I'm trying to figure out how to create custom groups in Django, in way that groups are related to application and not to a Project.
For example when a user want to create a company, it should be the owner of the company:
model
class Company(models.Model):
owner = models.ForeignKey(User)
name = models.CharField(max_length=64, unique=True)
description = models.TextField(max_length=512)
created_on = models.DateTimeField(auto_now_add=timezone.now)
class Meta:
permissions = (
("erp_view_company", "Can see the company information"),
("erp_edit_company", "Can edit the company information"),
("erp_delete_company", "Can delete the company"),
)
view
# Create your views here.
def register(request, template_name='erp/register.html'):
if request.method == 'POST':
company_form = CompanyRegistrationForm(request.POST)
if company_form.is_valid():
# Create a new company object but avoid saving it yet
new_company = company_form.save(commit=False)
# Set the owner
if request.user.is_authenticated():
new_company.owner = request.user
# Add the user to group admin
group = Group.objects.get_or_create(name="erp_admin")
request.user.groups.add(group)
# Save the User object
new_company.save()
template_name = 'erp/register_done.html'
return render(request, template_name, {'new_company': new_company})
else:
company_form = CompanyRegistrationForm()
return render(request, template_name, {'company_form': company_form})
Here the questions:
1) Instead of having Group.objects.get_or_create(name="erp_admin") I'd like to have CompanyGroup.objects.get_or_create(name="admin") in way that the Groups of an application are restricted to the application.
2) How I can map the permissions defined in the Meta class of each model to a group?
3) The custom groups are related to a Company, this mean each company has the group Admin, that starts with the owner. The owner can creates user like "Manager". The manager can creates groups/permissions, add user, set permission to user but can't in anyway CRUD the admin groups.
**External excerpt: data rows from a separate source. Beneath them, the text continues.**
             if (kt + 1 < nk) gload((kt + 1) * BK);
 #pragma unroll
-            for (int ks = 0; ks < 2; ++ks) {
+            for (int ks = 0; ks < (MF16 ? 1 : 2); ++ks) {
                 f16x8 af[TM], bf[TN];
-#pragma unroll
-                for (int i = 0; i < TM; ++i) af[i] = *reinterpret_cast<const f16x8*>(&As[cur][(wm * WM + i * 32 + fr) * LDT + ks * 16 + fk]);
-#pragma unroll
-                for (int j = 0; j < TN; ++j) bf[j] = *reinterpret_cast<const f16x8*>(&Bs[cur][(wn * WN + j * 32 + fr) * LDT + ks * 16 + fk]);
+                auto frag = [&](int row) { return MF16 ? epi::frag64_off(row, lane >> 4) : row * LDT + ks * 16 + fk; };
+#pragma unroll
+                for (int i = 0; i < TM; ++i) af[i] = *reinterpret_cast<const f16x8*>(&As[cur][frag(wm * WM + i * R + fr)]);
+#pragma unroll
+                for (int j = 0; j < TN; ++j) bf[j] = *reinterpret_cast<const f16x8*>(&Bs[cur][frag(wn * WN + j * R + fr)]);
                 f16x8 afl[SPLIT ? TM : 1];
                 if constexpr (SPLIT) {
 #pragma unroll
-                    for (int i = 0; i < TM; ++i) afl[i] = *reinterpret_cast<const f16x8*>(&As[2 + cur][(wm * WM + i * 32 + fr) * LDT + ks * 16 + fk]);
+                    for (int i = 0; i < TM; ++i) afl[i] = *reinterpret_cast<const f16x8*>(&As[2 + cur][frag(wm * WM + i * R + fr)]);
                 }
 #pragma unroll
                 for (int i = 0; i < TM; ++i)
 #pragma unroll
                     for (int j = 0; j < TN; ++j) {
-                        if constexpr (SWAP) acc[i][j] = __builtin_amdgcn_mfma_f32_32x32x16_f16(bf[j], af[i], acc[i][j], 0, 0, 0);
-                        else acc[i][j] = __builtin_amdgcn_mfma_f32_32x32x16_f16(af[i], bf[j], acc[i][j], 0, 0, 0);
-                        if constexpr (SPLIT) {
-                            if constexpr (SWAP) acc[i][j] = __builtin_amdgcn_mfma_f32_32x32x16_f16(bf[j], afl[i], acc[i][j], 0, 0, 0);
-                            else acc[i][j] = __builtin_amdgcn_mfma_f32_32x32x16_f16(afl[i], bf[j], acc[i][j], 0, 0, 0);
-                        }
+                        acc.template mma<SWAP>(i, j, af[i], bf[j]);
+                        if constexpr (SPLIT) acc.template mma<SWAP>(i, j, afl[i], bf[j]);
                     }
             }
             if (kt + 1 < nk) lstore(cur ^ 1);
             __syncthreads();
         }
-        if constexpr (SWAP) gemm_epilogue_swapped<EPI, TM, TN, false, SPLIT>(a, acc, m0 + wm * WM, n0 + wn * WN, lane);
-        else gemm_epilogue<EPI, TM, TN, SPLIT>(a, acc, m0 + wm * WM, n0 + wn * WN, lane);
+        if constexpr (SWAP) gemm_epilogue_swapped<EPI, false, SPLIT>(a, acc, m0 + wm * WM, n0 + wn * WN, lane);
+        else gemm_epilogue<EPI, SPLIT>(a, acc, m0 + wm * WM, n0 + wn * WN, lane);
     };
     if constexpr (EPI == EPI_QKV_ENC) {
         if (n0 + wn * WN >= 2 * a.d_model) body(std::false_type{});
@@ -318,8 +341,9 @@
     __builtin_amdgcn_fence(__ATOMIC_ACQUIRE, "wavefront");
 }
 
-template <int EPI, bool SPLIT = false>
-__device__ __forceinline__ void epi_staged_f16(const GemmArgs& a, f32x16 (&acc)[4][2], unsigned char* wl, int mw, int nw, int lane) {
+template <int EPI, bool SPLIT = false, class ACC>
+__device__ __forceinline__ void epi_staged_f16(const GemmArgs& a, ACC& acc, unsigned char* wl, int mw, int nw, int lane) {
+    constexpr int IP = 64 / ACC::R;
     if (nw >= a.N) return;
     f16* base = a.out16;
     int ld = a.ldc, nc = nw;
@@ -327,20 +351,20 @@
         ld = a.d_model;
         if (nw >= ld) { base = a.k16; nc = nw - ld; }
     }
-    float4 bias[2][4];
-    load_tile_bias(a, bias, nw, lane);
+    float4 bias[ACC::NJ][ACC::NG];
+    load_tile_bias<ACC>(a, bias, nw, lane);
     static_assert(!SPLIT || EPI == EPI_GELU_F16, "split output planes: GELU(fc1) only");
 #pragma unroll
     for (int hh = 0; hh < 2; ++hh) {
 #pragma unroll
         for (int plane = 0; plane < (SPLIT ? 2 : 1); ++plane) {
 #pragma unroll
-            for (int i2 = 0; i2 < 2; ++i2)
-#pragma unroll
-                for (int j = 0; j < 2; ++j)
-#pragma unroll
-                    for (int g = 0; g < 4; ++g) {
-                        const f32x16& c = acc[2 * hh + i2][j];
+            for (int i2 = 0; i2 < IP; ++i2)
+#pragma unroll
+                for (int j = 0; j < ACC::NJ; ++j)
+#pragma unroll
+                    for (int g = 0; g < ACC::NG; ++g) {
+                        const auto& c = acc.t[IP * hh + i2][j];
                         const float v0 = c[4 * g] + bias[j][g].x, v1 = c[4 * g + 1] + bias[j][g].y, v2 = c[4 * g + 2] + bias[j][g].z, v3 = c[4 * g + 3] + bias[j][g].w;
                         f16x4 pk;
                         if constexpr (SPLIT) {
@@ -349,7 +373,7 @@
                             pk = plane ? lo : hi;
                         } else if constexpr (EPI == EPI_GELU_F16) pk = f16x4{(f16)gelu_erf_fast(v0), (f16)gelu_erf_fast(v1), (f16)gelu_erf_fast(v2), (f16)gelu_erf_fast(v3)};
                         else pk = f16x4{(f16)v0, (f16)v1, (f16)v2, (f16)v3};
-                        *reinterpret_cast<f16x4*>(wl + epi::f16_write_off(lane, i2, j, g)) = pk;
+                        *reinterpret_cast<f16x4*>(wl + (ACC::kM16 ? epi::f16_write_off_m16(lane, i2, j) : epi::f16_write_off(lane, i2, j, g))) = pk;
                     }
             wave_lds_turn();
             f16* const dst = SPLIT && plane ? a.out16_lo : base;
@@ -364,10 +388,12 @@
     }
 }
 
-__device__ __forceinline__ void epi_staged_resid(const GemmArgs& a, f32x16 (&acc)[4][2], unsigned char* wl, int mw, int nw, int lane) {
+template <class ACC>
+__device__ __forceinline__ void epi_staged_resid(const GemmArgs& a, ACC& acc, unsigned char* wl, int mw, int nw, int lane) {
+    constexpr int IP = 32 / ACC::R;
     if (nw >= a.N) return;
-    float4 bias[2][4];
-    load_tile_bias(a, bias, nw, lane);
+    float4 bias[ACC::NJ][ACC::NG];
+    load_tile_bias<ACC>(a, bias, nw, lane);
 #pragma unroll
     for (int i = 0; i < 4; ++i) {
         const int m_first = mw + i * 32 + epi::f32_read_row(lane, 0);
@@ -376,13 +402,15 @@
 #pragma unroll
         for (int it = 0; it < 8; ++it) old[it] = *reinterpret_cast<const float4*>(col0 + (size_t)min(m_first + it * 4, a.M - 1) * a.ldc);
 #pragma unroll
-        for (int j = 0; j < 2; ++j)
-#pragma unroll
-            for (int g = 0; g < 4; ++g) {
-                const f32x16& c = acc[i][j];
-                *reinterpret_cast<float4*>(wl + epi::f32_write_off(lane, j, g)) =
-                    float4{c[4 * g] + bias[j][g].x, c[4 * g + 1] + bias[j][g].y, c[4 * g + 2] + bias[j][g].z, c[4 * g + 3] + bias[j][g].w};
-            }
+        for (int i2 = 0; i2 < IP; ++i2)
+#pragma unroll
+            for (int j = 0; j < ACC::NJ; ++j)
+#pragma unroll
+                for (int g = 0; g < ACC::NG; ++g) {
+                    const auto& c = acc.t[IP * i + i2][j];
+                    *reinterpret_cast<float4*>(wl + (ACC::kM16 ? epi::f32_write_off_m16(lane, i2, j) : epi::f32_write_off(lane, j, g))) =
+                        float4{c[4 * g] + bias[j][g].x, c[4 * g + 1] + bias[j][g].y, c[4 * g + 2] + bias[j][g].z, c[4 * g + 3] + bias[j][g].w};
+                }
         wave_lds_turn();
 #pragma unroll
         for (int it = 0; it < 8; ++it) {
@@ -395,22 +423,32 @@
     }
 }
 
-__device__ __forceinline__ void epi_staged_vt(const GemmArgs& a, f32x16 (&acc)[4][2], unsigned char* wl, int mw, int nw, int lane) {
+template <class ACC>
+__device__ __forceinline__ void epi_staged_vt(const GemmArgs& a, ACC& acc, unsigned char* wl, int mw, int nw, int lane) {
+    constexpr int JP = 32 / ACC::R;
     if (nw >= a.N) return;
     const int d = a.d_model;
-    float bias2[2] = {0.0f, 0.0f};
-    if (a.bias) { bias2[0] = a.bias[nw + (lane & 31)]; bias2[1] = a.bias[nw + 32 + (lane & 31)]; }
+    float bias_j[ACC::NJ];
+#pragma unroll
+    for (int j = 0; j < ACC::NJ; ++j) bias_j[j] = 0.0f;
+    if (a.bias) {
+#pragma unroll
+        for (int j = 0; j < ACC::NJ; ++j) bias_j[j] = a.bias[nw + j * ACC::R + ACC::own(lane)];
+    }
 #pragma unroll
     for (int j = 0; j < 2; ++j) {
-        const float bias = bias2[j];
-#pragma unroll
-        for (int i = 0; i < 4; ++i)
-#pragma unroll
-            for (int g = 0; g < 4; ++g) {
-                const f32x16& c = acc[i][j];
-                *reinterpret_cast<f16x4*>(wl + epi::vt_write_off(lane, i, g)) =
-                    f16x4{(f16)(c[4 * g] + bias), (f16)(c[4 * g + 1] + bias), (f16)(c[4 * g + 2] + bias), (f16)(c[4 * g + 3] + bias)};
-            }
+#pragma unroll
+        for (int j2 = 0; j2 < JP; ++j2) {
+            const float bias = bias_j[JP * j + j2];
+#pragma unroll
+            for (int i = 0; i < ACC::NI; ++i)
+#pragma unroll
+                for (int g = 0; g < ACC::NG; ++g) {
+                    const auto& c = acc.t[i][JP * j + j2];
+                    *reinterpret_cast<f16x4*>(wl + (ACC::kM16 ? epi::vt_write_off_m16(lane, i, j2) : epi::vt_write_off(lane, i, g))) =
+                        f16x4{(f16)(c[4 * g] + bias), (f16)(c[4 * g + 1] + bias), (f16)(c[4 * g + 2] + bias), (f16)(c[4 * g + 3] + bias)};
+                }
+        }
         wave_lds_turn();
 #pragma unroll
         for (int it = 0; it < 8; ++it) {
@@ -433,9 +471,132 @@
 template <int EPI>
 constexpr bool kHasStagedEpilogue = plan::has_staged_epilogue(EPI);
 
-template <int EPI, int MODE, bool SPLIT>
+template <bool SWAP, bool SPLIT, bool FIRST, class ACC, class Piece>
+__device__ __forceinline__ void gemm256_kloop(ACC& acc, const unsigned char* smem, Piece piece, int nk, int wm, int wn, int lane, int probe) {
+    constexpr bool MF16 = ACC::kM16;
+    static_assert(!(SPLIT && MF16), "the split form keeps 32x32x16");
+    constexpr int TM = 4, TN = 2;
+    constexpr int STAGE = SPLIT ? epi::kSplitStage : 65536;
+    constexpr int NP = SPLIT ? 6 : 8;
+    const int fr = lane & (ACC::R - 1), fh = lane / ACC::R, swz = SPLIT ? epi::split_swz(fr) : epi::frag256_swz(fr);
+    const int a_row_off = SPLIT ? (wm * 128 + fr) * 64 : (wm * 128 + fr) * 128, b_row_off = SPLIT ? 32768 + (wn * 64 + fr) * 64 : 32768 + (wn * 64 + fr) * 128;
+#define PP_BAR() do { __builtin_amdgcn_sched_barrier(0); asm volatile("s_barrier" ::: "memory"); __builtin_amdgcn_sched_barrier(0); } while (0)
+#define PP_XBAR() do { __builtin_amdgcn_sched_barrier(0); asm volatile("s_waitcnt lgkmcnt(0)\n\ts_barrier" ::: "memory"); __builtin_amdgcn_sched_barrier(0); } while (0)
+#define PP_VMWAIT() do { __builtin_amdgcn_sched_barrier(0); if (probe != -2) asm volatile("s_waitcnt vmcnt(0)" ::: "memory"); } while (0)
+    f16x8 af[2 * TM], bf[2 * TN];
+    auto X = [&](int kt, int h) {
+        const unsigned char* sb = smem + (kt & 1) * STAGE;
+        if constexpr (SPLIT) {
+            const int slot = ((2 * h + fh) ^ swz) * 16;
+#pragma unroll
+            for (int j = 0; j < TN; ++j) bf[j] = *reinterpret_cast<const f16x8*>(sb + b_row_off + j * 2048 + slot);
+#pragma unroll
+            for (int i = 0; i < TM; ++i) af[i] = *reinterpret_cast<const f16x8*>(sb + a_row_off + i * 2048 + slot);
+#pragma unroll
+            for (int i = 0; i < TM; ++i) af[TM + i] = *reinterpret_cast<const f16x8*>(sb + 16384 + a_row_off + i * 2048 + slot);
+        } else if constexpr (MF16) {
+            const int slot = (epi::m16_frag_chunk(lane, h) ^ swz) * 16;
+#pragma unroll
+            for (int j = 0; j < ACC::NJ; ++j) bf[j] = *reinterpret_cast<const f16x8*>(sb + b_row_off + j * 2048 + slot);
+#pragma unroll
+            for (int i = 0; i < ACC::NI; ++i) af[i] = *reinterpret_cast<const f16x8*>(sb + a_row_off + i * 2048 + slot);
+        } else {
+#pragma unroll
+            for (int s2 = 0; s2 < 2; ++s2) {
+                const int slot = ((2 * (2 * h + s2) + fh) ^ swz) * 16;
+#pragma unroll
+                for (int j = 0; j < TN; ++j) bf[s2 * TN + j] = *reinterpret_cast<const f16x8*>(sb + b_row_off + j * 4096 + slot);
+#pragma unroll
+                for (int i = 0; i < TM; ++i) af[s2 * TM + i] = *reinterpret_cast<const f16x8*>(sb + a_row_off + i * 4096 + slot);
+            }
+        }
+    };
+    auto Y = [&](auto dma_tag, int dma_kt) {
+        constexpr bool DMA = decltype(dma_tag)::value;
+        __builtin_amdgcn_s_setprio(1);
+        if constexpr (SPLIT) {
+#pragma unroll
+            for (int i = 0; i < TM; ++i) {
+#pragma unroll
+                for (int j = 0; j < TN; ++j) {
+#pragma unroll
+                    for (int pl = 0; pl < 2; ++pl) acc.template mma<SWAP>(i, j, af[pl * TM + i], bf[j]);
+                }
+                if constexpr (DMA) {
+                    __builtin_amdgcn_sched_barrier(0);
+                    if (probe != -1) {
+                        if (i < 2) { piece(2 * i, dma_kt); piece(2 * i + 1, dma_kt); }
+                        else piece(2 + i, dma_kt);
+                    }
+                    __builtin_amdgcn_sched_barrier(0);
+                }
+            }
+        } else if constexpr (MF16) {
+#pragma unroll
+            for (int i = 0; i < ACC::NI; ++i) {
+#pragma unroll
+                for (int j = 0; j < ACC::NJ; ++j) acc.template mma<SWAP>(i, j, af[i], bf[j]);
+                if constexpr (DMA) { __builtin_amdgcn_sched_barrier(0); if (probe != -1) piece(i, dma_kt); __builtin_amdgcn_sched_barrier(0); }
+            }
+        } else {
+#pragma unroll
+            for (int s2 = 0; s2 < 2; ++s2)
+#pragma unroll
+                for (int i = 0; i < TM; ++i) {
+#pragma unroll
+                    for (int j = 0; j < TN; ++j) acc.template mma<SWAP>(i, j, af[s2 * TM + i], bf[s2 * TN + j]);
+                    if constexpr (DMA) { __builtin_amdgcn_sched_barrier(0); if (probe != -1) piece(s2 * 4 + i, dma_kt); __builtin_amdgcn_sched_barrier(0); }
+                }
+        }
+        __builtin_amdgcn_s_setprio(0);
+    };
+    constexpr std::true_type kDma{};
+    constexpr std::false_type kNoDma{};
+    if constexpr (FIRST) {
+#pragma unroll
+        for (int p = 0; p < NP; ++p) piece(p, 0);
+    }
+    PP_VMWAIT();
+    PP_BAR();
+    if (wm == 0) {
+        for (int t = 0; t + 1 < nk; ++t) {
+            X(t, 0); PP_XBAR();
+            Y(kDma, t + 1); PP_BAR();
+            X(t, 1); PP_XBAR();
+            Y(kNoDma, 0); PP_VMWAIT(); PP_BAR();
+        }
+        X(nk - 1, 0); PP_XBAR();
+        Y(kNoDma, 0); PP_BAR();
+        X(nk - 1, 1); PP_XBAR();
+        Y(kNoDma, 0); PP_BAR();
+        PP_BAR();
+    } else {
+        if (nk > 1) {
+#pragma unroll
+            for (int p = 0; p < NP; ++p) piece(p, 1);
+        }
+        PP_BAR();
+        for (int t = 0; t + 2 < nk; ++t) {
+            X(t, 0); PP_XBAR();
+            Y(kNoDma, 0); PP_BAR();
+            X(t, 1); PP_VMWAIT(); PP_XBAR();
+            Y(kDma, t + 2); PP_BAR();
+        }
+        for (int t = max(nk - 2, 0); t < nk; ++t) {
+            X(t, 0); PP_XBAR();
+            Y(kNoDma, 0); PP_BAR();
+            X(t, 1); PP_VMWAIT(); PP_XBAR();
+            Y(kNoDma, 0); PP_BAR();
+        }
+    }
+#undef PP_BAR
+#undef PP_XBAR
+#undef PP_VMWAIT
+}
+
+template <int EPI, int MODE, bool SPLIT, bool MF16 = !SPLIT>
 __device__ __forceinline__ void gemm256_main(const GemmArgs& a) {
-    constexpr int TM = 4, TN = 2;
+    using Acc = WaveAcc<MF16, 4, 2>;
     constexpr int STAGE = SPLIT ? epi::kSplitStage : 65536;
     constexpr int NP = SPLIT ? 6 : 8;
     extern __shared__ __attribute__((aligned(1024))) unsigned char smem[];
@@ -466,7 +627,7 @@
         }
     } else {
         const int srow = tid >> 3;
-        const int chunk = (tid & 7) ^ ((tid >> 4) & 7);
+        const int chunk = (tid & 7) ^ epi::frag256_swz(srow);
 #pragma unroll
         for (int j = 0; j < 4; ++j) {
             const int m = min(m0 + j * 64 + srow, a.M - 1);
@@ -486,129 +647,20 @@
                                              (__attribute__((address_space(3))) void*)dst, 16, 0, 0);
         }
     };
-
-    const int fr = lane & 31, fh = lane >> 5, swz = SPLIT ? epi::split_swz(fr) : (fr >> 1) & 7;
-    const int a_row_off = SPLIT ? (wm * 128 + fr) * 64 : (wm * 128 + fr) * 128, b_row_off = SPLIT ? 32768 + (wn * 64 + fr) * 64 : 32768 + (wn * 64 + fr) * 128;
     const int nk = SPLIT ? a.K >> 5 : a.K >> 6;
-#define PP_BAR() do { __builtin_amdgcn_sched_barrier(0); asm volatile("s_barrier" ::: "memory"); __builtin_amdgcn_sched_barrier(0); } while (0)
-#define PP_XBAR() do { __builtin_amdgcn_sched_barrier(0); asm volatile("s_waitcnt lgkmcnt(0)\n\ts_barrier" ::: "memory"); __builtin_amdgcn_sched_barrier(0); } while (0)
-#define PP_VMWAIT() do { __builtin_amdgcn_sched_barrier(0); asm volatile("s_waitcnt vmcnt(0)" ::: "memory"); } while (0)
     auto body = [&](auto swap_tag) {
         constexpr bool SWAP = decltype(swap_tag)::value;
-        f32x16 acc[TM][TN];
-#pragma unroll
-        for (int i = 0; i < TM; ++i)
-#pragma unroll
-            for (int j = 0; j < TN; ++j)
-#pragma unroll
-                for (int e = 0; e < 16; ++e) acc[i][j][e] = 0.0f;
-        f16x8 af[2][TM], bf[2][TN];
-        auto X = [&](int kt, int h) {
-            if constexpr (SPLIT) {
-                const unsigned char* sb = smem + (kt & 1) * STAGE;
-                const int slot = ((2 * h + fh) ^ swz) * 16;
-#pragma unroll
-                for (int j = 0; j < TN; ++j) bf[0][j] = *reinterpret_cast<const f16x8*>(sb + b_row_off + j * 2048 + slot);
-#pragma unroll
-                for (int i = 0; i < TM; ++i) af[0][i] = *reinterpret_cast<const f16x8*>(sb + a_row_off + i * 2048 + slot);
-#pragma unroll
-                for (int i = 0; i < TM; ++i) af[1][i] = *reinterpret_cast<const f16x8*>(sb + 16384 + a_row_off + i * 2048 + slot);
-            } else {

So there's a kind of hierarchy in groups (I suppose that the hierarchy depend on the permissions that are added to a group).
To make it more clear here you can see a picture of the concept: 
So I think the main problems are:
1) How to inherit Groups to create custom groups.
2) How to map the permissions of a model to a group.
3) How groups can be restricted to a CompanyID.
I hope the problem is well defined. Let me know if I have to clarify something.
Thanks in advance for the support.
Edit 1)
For the point 3 I found this answer on SO: Extend django Groups and Permissions but the problem then is how to query for those data and how to check the permissions. And how could you override the save() method to add meta information to the property 'name'? The group name could be something like: "company_id#admin" or "company_id#manager".